Stored data

=== Section Start ===

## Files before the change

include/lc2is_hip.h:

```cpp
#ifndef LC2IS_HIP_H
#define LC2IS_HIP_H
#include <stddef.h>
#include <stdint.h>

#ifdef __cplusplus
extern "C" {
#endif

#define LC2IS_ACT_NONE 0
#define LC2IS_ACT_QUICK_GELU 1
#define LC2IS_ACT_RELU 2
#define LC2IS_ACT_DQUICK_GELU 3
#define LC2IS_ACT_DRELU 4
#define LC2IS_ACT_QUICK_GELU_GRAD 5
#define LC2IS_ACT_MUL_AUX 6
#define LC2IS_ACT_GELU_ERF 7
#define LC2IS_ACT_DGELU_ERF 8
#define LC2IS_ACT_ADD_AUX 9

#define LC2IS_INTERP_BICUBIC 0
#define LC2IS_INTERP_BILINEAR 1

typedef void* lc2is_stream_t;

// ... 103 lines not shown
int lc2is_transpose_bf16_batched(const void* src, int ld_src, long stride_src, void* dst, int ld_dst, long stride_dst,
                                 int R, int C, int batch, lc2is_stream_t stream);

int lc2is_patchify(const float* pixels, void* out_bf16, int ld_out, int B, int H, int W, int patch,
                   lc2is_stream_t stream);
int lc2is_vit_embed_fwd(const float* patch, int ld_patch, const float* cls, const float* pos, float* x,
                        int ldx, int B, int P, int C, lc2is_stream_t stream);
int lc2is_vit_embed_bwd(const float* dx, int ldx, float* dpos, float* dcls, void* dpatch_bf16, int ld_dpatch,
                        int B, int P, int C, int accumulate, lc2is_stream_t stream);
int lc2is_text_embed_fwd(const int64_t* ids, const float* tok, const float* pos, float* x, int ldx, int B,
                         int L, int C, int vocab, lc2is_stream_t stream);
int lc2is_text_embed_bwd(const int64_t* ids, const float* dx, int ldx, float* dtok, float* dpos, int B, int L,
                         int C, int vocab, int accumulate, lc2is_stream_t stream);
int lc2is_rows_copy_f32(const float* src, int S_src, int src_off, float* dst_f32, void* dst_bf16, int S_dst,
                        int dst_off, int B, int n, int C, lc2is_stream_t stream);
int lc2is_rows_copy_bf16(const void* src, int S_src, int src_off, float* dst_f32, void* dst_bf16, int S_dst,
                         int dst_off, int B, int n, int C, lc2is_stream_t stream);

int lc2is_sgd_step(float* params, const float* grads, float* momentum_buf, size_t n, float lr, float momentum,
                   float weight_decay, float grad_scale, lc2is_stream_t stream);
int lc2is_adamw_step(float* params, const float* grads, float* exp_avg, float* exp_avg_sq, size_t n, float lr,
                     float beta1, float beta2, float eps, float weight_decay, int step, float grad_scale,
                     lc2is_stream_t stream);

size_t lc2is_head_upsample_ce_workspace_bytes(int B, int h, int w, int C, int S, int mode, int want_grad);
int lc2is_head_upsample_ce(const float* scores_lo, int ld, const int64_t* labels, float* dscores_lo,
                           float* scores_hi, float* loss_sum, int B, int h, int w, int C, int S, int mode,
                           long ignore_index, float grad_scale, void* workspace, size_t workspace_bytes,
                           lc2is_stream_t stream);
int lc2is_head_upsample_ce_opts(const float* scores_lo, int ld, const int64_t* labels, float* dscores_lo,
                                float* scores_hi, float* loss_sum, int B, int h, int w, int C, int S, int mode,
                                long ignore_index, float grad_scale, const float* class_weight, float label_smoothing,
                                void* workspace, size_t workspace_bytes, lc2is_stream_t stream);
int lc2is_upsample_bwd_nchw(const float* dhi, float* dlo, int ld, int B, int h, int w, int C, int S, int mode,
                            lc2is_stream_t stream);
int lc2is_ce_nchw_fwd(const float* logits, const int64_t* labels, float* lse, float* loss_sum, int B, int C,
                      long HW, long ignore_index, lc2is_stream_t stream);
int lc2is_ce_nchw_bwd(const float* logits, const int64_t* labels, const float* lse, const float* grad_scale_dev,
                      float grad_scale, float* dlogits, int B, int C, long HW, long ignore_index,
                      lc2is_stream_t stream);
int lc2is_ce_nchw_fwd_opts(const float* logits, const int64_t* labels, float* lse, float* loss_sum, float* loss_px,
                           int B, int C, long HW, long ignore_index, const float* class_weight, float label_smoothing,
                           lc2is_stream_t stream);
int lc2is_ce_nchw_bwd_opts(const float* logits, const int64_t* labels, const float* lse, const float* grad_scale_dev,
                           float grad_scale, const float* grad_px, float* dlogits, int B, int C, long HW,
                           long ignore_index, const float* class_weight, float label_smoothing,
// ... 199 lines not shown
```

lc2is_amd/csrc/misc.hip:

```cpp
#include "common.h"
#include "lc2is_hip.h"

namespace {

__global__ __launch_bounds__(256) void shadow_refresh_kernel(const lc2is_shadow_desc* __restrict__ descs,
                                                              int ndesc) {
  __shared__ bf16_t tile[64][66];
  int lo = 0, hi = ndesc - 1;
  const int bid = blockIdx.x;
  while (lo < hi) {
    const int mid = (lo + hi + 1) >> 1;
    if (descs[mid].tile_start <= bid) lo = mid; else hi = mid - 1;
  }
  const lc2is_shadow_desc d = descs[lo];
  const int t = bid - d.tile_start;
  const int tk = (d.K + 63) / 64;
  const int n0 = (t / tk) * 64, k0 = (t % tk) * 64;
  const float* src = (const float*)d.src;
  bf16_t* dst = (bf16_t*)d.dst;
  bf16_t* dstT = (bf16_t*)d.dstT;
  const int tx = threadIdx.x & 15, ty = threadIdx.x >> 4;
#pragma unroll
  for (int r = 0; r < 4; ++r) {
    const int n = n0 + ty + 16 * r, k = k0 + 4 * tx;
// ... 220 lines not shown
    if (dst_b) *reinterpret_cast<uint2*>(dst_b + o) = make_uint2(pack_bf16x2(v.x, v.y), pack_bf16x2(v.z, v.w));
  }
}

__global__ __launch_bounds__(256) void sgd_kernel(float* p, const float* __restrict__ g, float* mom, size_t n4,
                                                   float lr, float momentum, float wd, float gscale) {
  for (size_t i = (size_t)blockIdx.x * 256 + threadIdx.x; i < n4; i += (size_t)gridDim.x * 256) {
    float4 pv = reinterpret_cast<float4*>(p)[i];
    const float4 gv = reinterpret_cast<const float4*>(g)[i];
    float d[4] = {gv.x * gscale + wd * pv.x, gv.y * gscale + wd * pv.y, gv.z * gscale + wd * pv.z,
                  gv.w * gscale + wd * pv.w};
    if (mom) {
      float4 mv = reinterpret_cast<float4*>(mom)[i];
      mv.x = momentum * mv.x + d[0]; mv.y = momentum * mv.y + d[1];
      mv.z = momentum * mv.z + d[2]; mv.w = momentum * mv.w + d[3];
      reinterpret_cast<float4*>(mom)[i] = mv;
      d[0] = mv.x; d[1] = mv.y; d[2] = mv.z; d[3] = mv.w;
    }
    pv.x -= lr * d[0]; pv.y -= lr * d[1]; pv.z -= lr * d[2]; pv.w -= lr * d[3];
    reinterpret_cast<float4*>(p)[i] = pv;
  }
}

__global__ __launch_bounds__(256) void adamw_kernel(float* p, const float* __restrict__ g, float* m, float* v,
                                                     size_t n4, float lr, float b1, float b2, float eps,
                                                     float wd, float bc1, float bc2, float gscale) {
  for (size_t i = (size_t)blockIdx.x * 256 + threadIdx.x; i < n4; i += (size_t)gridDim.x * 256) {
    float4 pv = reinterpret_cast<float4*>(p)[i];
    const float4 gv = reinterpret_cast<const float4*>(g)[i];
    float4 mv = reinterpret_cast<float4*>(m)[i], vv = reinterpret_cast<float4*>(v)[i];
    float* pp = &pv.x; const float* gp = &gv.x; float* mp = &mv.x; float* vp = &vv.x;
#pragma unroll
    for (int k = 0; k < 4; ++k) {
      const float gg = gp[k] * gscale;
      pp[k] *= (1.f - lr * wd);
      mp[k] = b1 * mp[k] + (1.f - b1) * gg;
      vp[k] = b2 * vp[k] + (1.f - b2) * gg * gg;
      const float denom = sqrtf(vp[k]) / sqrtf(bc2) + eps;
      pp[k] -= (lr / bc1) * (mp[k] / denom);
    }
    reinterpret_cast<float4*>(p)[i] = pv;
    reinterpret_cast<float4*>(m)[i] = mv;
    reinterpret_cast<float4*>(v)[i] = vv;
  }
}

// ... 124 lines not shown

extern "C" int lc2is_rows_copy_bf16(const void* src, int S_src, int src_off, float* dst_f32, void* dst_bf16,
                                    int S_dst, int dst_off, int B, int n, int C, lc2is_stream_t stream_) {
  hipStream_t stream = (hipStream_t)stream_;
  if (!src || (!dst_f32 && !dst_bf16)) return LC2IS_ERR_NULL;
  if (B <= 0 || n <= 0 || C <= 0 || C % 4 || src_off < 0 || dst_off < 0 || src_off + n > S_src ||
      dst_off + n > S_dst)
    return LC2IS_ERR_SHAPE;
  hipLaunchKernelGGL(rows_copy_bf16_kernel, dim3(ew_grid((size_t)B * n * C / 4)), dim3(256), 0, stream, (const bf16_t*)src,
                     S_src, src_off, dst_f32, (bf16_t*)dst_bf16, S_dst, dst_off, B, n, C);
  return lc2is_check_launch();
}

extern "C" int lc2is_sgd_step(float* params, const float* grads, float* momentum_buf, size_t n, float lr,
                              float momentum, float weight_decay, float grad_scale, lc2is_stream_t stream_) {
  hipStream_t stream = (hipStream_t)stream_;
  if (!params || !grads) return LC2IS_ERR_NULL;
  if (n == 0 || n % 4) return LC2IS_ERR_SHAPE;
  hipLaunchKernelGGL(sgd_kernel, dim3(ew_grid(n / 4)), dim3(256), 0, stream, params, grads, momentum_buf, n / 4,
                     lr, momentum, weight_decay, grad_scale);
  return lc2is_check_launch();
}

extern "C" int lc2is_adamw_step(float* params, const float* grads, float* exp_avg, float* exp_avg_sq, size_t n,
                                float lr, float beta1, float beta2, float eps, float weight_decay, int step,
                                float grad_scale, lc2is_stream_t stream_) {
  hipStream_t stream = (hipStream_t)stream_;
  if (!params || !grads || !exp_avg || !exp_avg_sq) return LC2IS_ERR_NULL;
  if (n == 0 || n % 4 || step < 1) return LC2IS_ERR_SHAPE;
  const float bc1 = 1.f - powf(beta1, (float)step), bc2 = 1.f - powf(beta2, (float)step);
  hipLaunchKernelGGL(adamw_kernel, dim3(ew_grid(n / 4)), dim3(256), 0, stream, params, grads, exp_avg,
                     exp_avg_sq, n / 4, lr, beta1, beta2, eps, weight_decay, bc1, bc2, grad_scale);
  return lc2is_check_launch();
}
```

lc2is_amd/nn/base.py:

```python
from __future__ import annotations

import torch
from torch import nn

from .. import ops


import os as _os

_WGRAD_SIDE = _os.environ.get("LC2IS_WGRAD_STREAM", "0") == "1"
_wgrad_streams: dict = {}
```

=== Section End ===

* How to complete this task
Determine how many lines in the data contain the string "include", and give the number only.

* Exercise answer
5